Out Goes the Virtual Baby with the Mobility Bath Water
Big enterprise companies and venture capitalists alike are buying into mobility technologies, spurred on by the full-scale re-evaluation of how companies look at work and the underlying technology infrastructure required to support their employees.
Clearly having a mobility strategy is now core across many Enterprise technology vendors and consumers, but how do you acquire one? Many infrastructure vendors are suddenly waking up to this necessity and scrambling (to the tune of $1.54B!!) to get one. What is decidedly interesting is that the acquisition activity is happening largely in the VDI space and not in the traditional endpoint management market.
What is likely driving this is a critical misperception in market dynamics colored by the VDI vendors’ own technology weaknesses. But in the rush to device enable their virtual infrastructures, many vendors are ignoring existing needs and capabilities, in search of a quick way to cash in on smartphones—the baby is being thrown out with the bath water so to speak.
Driving the Need for Mobility
From the start, VDI was designed to eliminate the complexities of endpoint management. But as we know based on the latest VDI deployment stats courtesy of the smart folks at Gartner, it represents only about 8% of all enterprise desktops deployed. Even with many of the server-side infrastructure requirements easing and overall costs lowering, they still only expect a potential doubling of those desktops by 2016.
So clearly what’s driving these mega purchases by the VDI vendors is the fact that mobile device sales are outnumbering PC sales by a factor of 7 to1(!) and that their virtual infrastructures do not work all that well on those devices – let alone any mobile computer such as laptops when they’re off the home network and in the field. The logic is pretty clear – more people using mobile devices for key use cases like BYOD/PC, VDI on roaming notebooks is not a great combination and fewer new PCs being bought anyway means: We need to mobilize now!
Mobilization: Bigger than Smartphones
While it is logical on its face, simply implementing a mobility strategy without regard for all of the devices currently deployed within the enterprise ignores some key facts that illustrate the trends within the trend – the baby in the bath. According to Forrester, the high value enterprise use-cases—BYOD/PC, Contractor workforce management, and others—are expected to grow new laptop sales from over 5 million in 2014 to 7 million by 2016, significantly expanding the number of BYO laptops already in use within enterprises. By 2016, it’s expected that the number of employees that use their own laptops or tablets will double, significantly expanding the number of BYO laptops and tablets already in use within enterprises. In addition, a follow-on survey found that enterprises expect the presence of BYO MacBooks will grow from 5 percent of their employee base in 2013 to 16 percent by 2016.

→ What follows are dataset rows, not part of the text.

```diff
-      const uint32_t key_lo = __shfl_sync(0xffffffffu, u.x, 0, G), key_hi = __shfl_sync(0xffffffffu, u.y, 0, G);
-      const uint32_t g_lo = __shfl_sync(0xffffffffu, u.z, 0, G), g_hi = __shfl_sync(0xffffffffu, u.w, 0, G);
-      const uint32_t flags = __shfl_sync(0xffffffffu, u.w, 1, G);
-      const uint32_t aL0 = __shfl_sync(0xffffffffu, u.x, u_acc, G), aL1 = __shfl_sync(0xffffffffu, u.y, u_acc, G);
-      const uint32_t aA0 = __shfl_sync(0xffffffffu, u.z, u_acc, G), aA1 = __shfl_sync(0xffffffffu, u.w, u_acc, G);
-      uint4 un, uz;
-      un.x = __shfl_sync(0xffffffffu, u.x, src_nv, G); un.y = __shfl_sync(0xffffffffu, u.y, src_nv, G);
-      un.z = __shfl_sync(0xffffffffu, u.z, src_nv, G); un.w = __shfl_sync(0xffffffffu, u.w, src_nv, G);
-      uz.x = __shfl_sync(0xffffffffu, u.x, src_zv, G); uz.y = __shfl_sync(0xffffffffu, u.y, src_zv, G);
-      uz.z = __shfl_sync(0xffffffffu, u.z, src_zv, G); uz.w = __shfl_sync(0xffffffffu, u.w, src_zv, G);
-      const uint64_t key = (uint64_t)key_lo | ((uint64_t)key_hi << 32);
-      const double g_acc = __longlong_as_double((long long)((uint64_t)g_lo | ((uint64_t)g_hi << 32)));
-      const double accL = __longlong_as_double((long long)((uint64_t)aL0 | ((uint64_t)aL1 << 32)));
-      const double accA = __longlong_as_double((long long)((uint64_t)aA0 | ((uint64_t)aA1 << 32)));
-      const bool ready = (flags & XF_FLAG_V_READY) != 0;
-
-      uint4 out = u;
-      float nn[4] = {0.f, 0.f, 0.f, 0.f}, zz[4] = {0.f, 0.f, 0.f, 0.f};
-      if (q == 0 && SLOTG) { out.z = 0u; out.w = XF_NEG_ZERO_BITS; }
-      if (q == 1) {
-        float w = __uint_as_float(u.x), nw = __uint_as_float(u.y), zw = __uint_as_float(u.z);
-        if (part & 1) {
-          const float g = SLOTG ? xf_div_rows((float)g_acc, rows) : gw_i;
-          xf_opt_coord(t, g, w, nw, zw);
-        }
-        out.x = __float_as_uint(w); out.y = __float_as_uint(nw); out.z = __float_as_uint(zw);
-        out.w = u.w | XF_FLAG_V_READY;
-      }
-      if (is_v) {
-        float v[4] = {__uint_as_float(u.x), __uint_as_float(u.y), __uint_as_float(u.z), __uint_as_float(u.w)};
-        nn[0] = __uint_as_float(un.x); nn[1] = __uint_as_float(un.y); nn[2] = __uint_as_float(un.z); nn[3] = __uint_as_float(un.w);
-        zz[0] = __uint_as_float(uz.x); zz[1] = __uint_as_float(uz.y); zz[2] = __uint_as_float(uz.z); zz[3] = __uint_as_float(uz.w);
-        if (!ready) {
-#pragma unroll
-          for (int e = 0; e < 4; ++e) { v[e] = xf_v_init(t, key, (uint32_t)(4 * jv + e)); nn[e] = 0.f; zz[e] = 0.f; }
-        }
-        float g[4];
-        if (SLOTG) {
-          const float p[4] = {side.x, side.y, side.z, side.w};
-#pragma unroll
-          for (int e = 0; e < 4; ++e) g[e] = xf_div_rows((float)(accA - (double)(v0_side != nullptr ? p[e] : v[e]) * accL), rows);
-        } else {
-          g[0] = side.x; g[1] = side.y; g[2] = side.z; g[3] = side.w;
-        }
-        if (ftrl) {
-#pragma unroll 1
-          for (int e = 0; e < 4; ++e) xf_ftrl_coord(t, g[e], v[e], nn[e], zz[e]);
-        } else {
-#pragma unroll
-          for (int e = 0; e < 4; ++e) xf_sgd_coord(t, g[e], v[e]);
-        }
-        out = make_uint4(__float_as_uint(v[0]), __float_as_uint(v[1]), __float_as_uint(v[2]), __float_as_uint(v[3]));
-      }
-      uint4 bn, bz;
-      bn.x = __shfl_sync(0xffffffffu, __float_as_uint(nn[0]), back, G); bn.y = __shfl_sync(0xffffffffu, __float_as_uint(nn[1]), back, G);
-      bn.z = __shfl_sync(0xffffffffu, __float_as_uint(nn[2]), back, G); bn.w = __shfl_sync(0xffffffffu, __float_as_uint(nn[3]), back, G);
-      bz.x = __shfl_sync(0xffffffffu, __float_as_uint(zz[0]), back, G); bz.y = __shfl_sync(0xffffffffu, __float_as_uint(zz[1]), back, G);
-      bz.z = __shfl_sync(0xffffffffu, __float_as_uint(zz[2]), back, G); bz.w = __shfl_sync(0xffffffffu, __float_as_uint(zz[3]), back, G);
-      if (is_nv) out = bn;
-      if (is_zv) out = bz;
-      if (q == u_acc && SLOTG) out = make_uint4(0, 0, 0, 0);
-      if (live && q < units) rowu[q] = out;
-      if (SLOTG && live && q == 0 && sv.stamp != nullptr) sv.stamp[s] = sv.now;
-    }
+        const double2 a = *reinterpret_cast<const double2*>(row + acc);
+        g = xf_div_rows((float)(a.y - (double)w * a.x), rows);
+      }
+      if (ftrl) {
+        xf_ftrl_coord(t, g, w, nn, zz);
+        *np = nn;
+        *zp = zz;
+      } else {
+        xf_sgd_coord(t, g, w);
+      }
+      *wp = w;
+    }
+    __syncwarp();
+
+#pragma unroll
+    for (int j = 0; j < 4; ++j) {
+      const uint32_t s = __shfl_sync(0xffffffffu, s_cur, it_r[j] & 31);
+      if (it_r[j] < nr) {
+        uint4 o = tile[lane + 32 * j];
+        if (it_u[j] == 0) { o.z = 0u; o.w = XF_NEG_ZERO_BITS; }
+        if (it_u[j] == 1) o.w |= XF_FLAG_V_READY;
+        if (it_u[j] == u_acc) o = make_uint4(0u, 0u, 0u, 0u);
+        reinterpret_cast<uint4*>(xf_row(t, s))[it_u[j]] = o;
+      }
+    }
+    if (STAMP && (int)lane < nr) sv.stamp[s_cur] = sv.now;
+    nr = nr1;
+    s_cur = s1;
+    nr1 = nr2;
+    s1 = s2;
   }
   if (live_total != nullptr) {
     if (lane == 0 && live_acc) atomicAdd(&s_live, live_acc);
@@ -527,15 +522,6 @@
                                cudaStream_t st, const uint32_t* n_dev = nullptr, const uint32_t* rows_dev = nullptr,
                                uint32_t extra_base = 0, uint32_t extra_n = 0, const float* v0_side = nullptr,
                                XfStampView sv = XfStampView{nullptr, 0u}) {
-  static const bool wide_on = [] { const char* e = getenv("XFLOW_UPDATE_WIDE"); return e && *e == '1'; }();
-  if (wide_on && !t.canon && t.K > 0 && (t.K & 3) == 0 && t.stride <= 512 && (part & 2)) {
-    int G = 1;
-    while (G < (int)(t.stride >> 4)) G <<= 1;
-    const int grid = xf_grid_for(n * (uint64_t)G, 256, 8);
-    xf_k_update_wide<SLOTG><<<grid, 256, 0, st>>>(t, slots, n, G, rows, gw, gv, part, live_total, n_dev, rows_dev,
-                                                   extra_base, extra_n, v0_side, sv);
-    return;
-  }
   const int tps = xf_tps_for(t.K);
   const int grid = xf_grid_for(n * (uint64_t)tps, 256, 8);
 #define XF_UPD_ARGS t, slots, n, tps, rows, gw, gv, part, live_total, n_dev, rows_dev, extra_base, extra_n, v0_side, sv
@@ -572,6 +558,19 @@
 void xf_launch_update_touched(const XfTableView& t, const uint32_t* touched, uint64_t nnz, double rows,
                               unsigned long long* unique_total, const XfStampView& sv, cudaStream_t st) {
   if (nnz == 0) return;
+  if (t.K > 0 && !t.canon && t.stride <= 512) {
+    const int R = min(16, XF_ROWS_TILE_UNITS / (int)(t.stride >> 4));
+    const int grid = xf_grid_for(nnz, 256, 8);
+    const int smem = 8 * XF_ROWS_STAGES * XF_ROWS_TILE_UNITS * 16;
+    if (sv.stamp) {
+      cudaFuncSetAttribute(xf_k_update_rows<true>, cudaFuncAttributeMaxDynamicSharedMemorySize, smem);
+      xf_k_update_rows<true><<<grid, 256, smem, st>>>(t, touched, nnz, R, rows, unique_total, sv);
+    } else {
+      cudaFuncSetAttribute(xf_k_update_rows<false>, cudaFuncAttributeMaxDynamicSharedMemorySize, smem);
+      xf_k_update_rows<false><<<grid, 256, smem, st>>>(t, touched, nnz, R, rows, unique_total, sv);
+    }
+    return;
+  }
   if (sv.stamp)
     xf_launch_update_t<true, true>(t, touched, nnz, rows, nullptr, nullptr, 3, unique_total, st, nullptr, nullptr, 0, 0,
                                    nullptr, sv);
```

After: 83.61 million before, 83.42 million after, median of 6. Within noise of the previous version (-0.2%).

So what does all of that mean for mobilization within the enterprise? Yes, mobilization is critically important, but that mobilization needs to be focused around notebooks and Macs now with on-going support for devices as they continue to expand in functionality. Laptops and notebooks are the largest mobile device currently in use in the enterprise and require management and security even more than mobile devices given the amount of high value content creation work performed on them. If VDI could effectively work on un-tethered notebooks and laptops they could focus on solving the real problems facing today’s enterprise endpoint management instead of having to spend big bucks, critical time, and focus, merging disparate acquisitions into a coherent management platform. Besides, why throw away a perfectly good baby?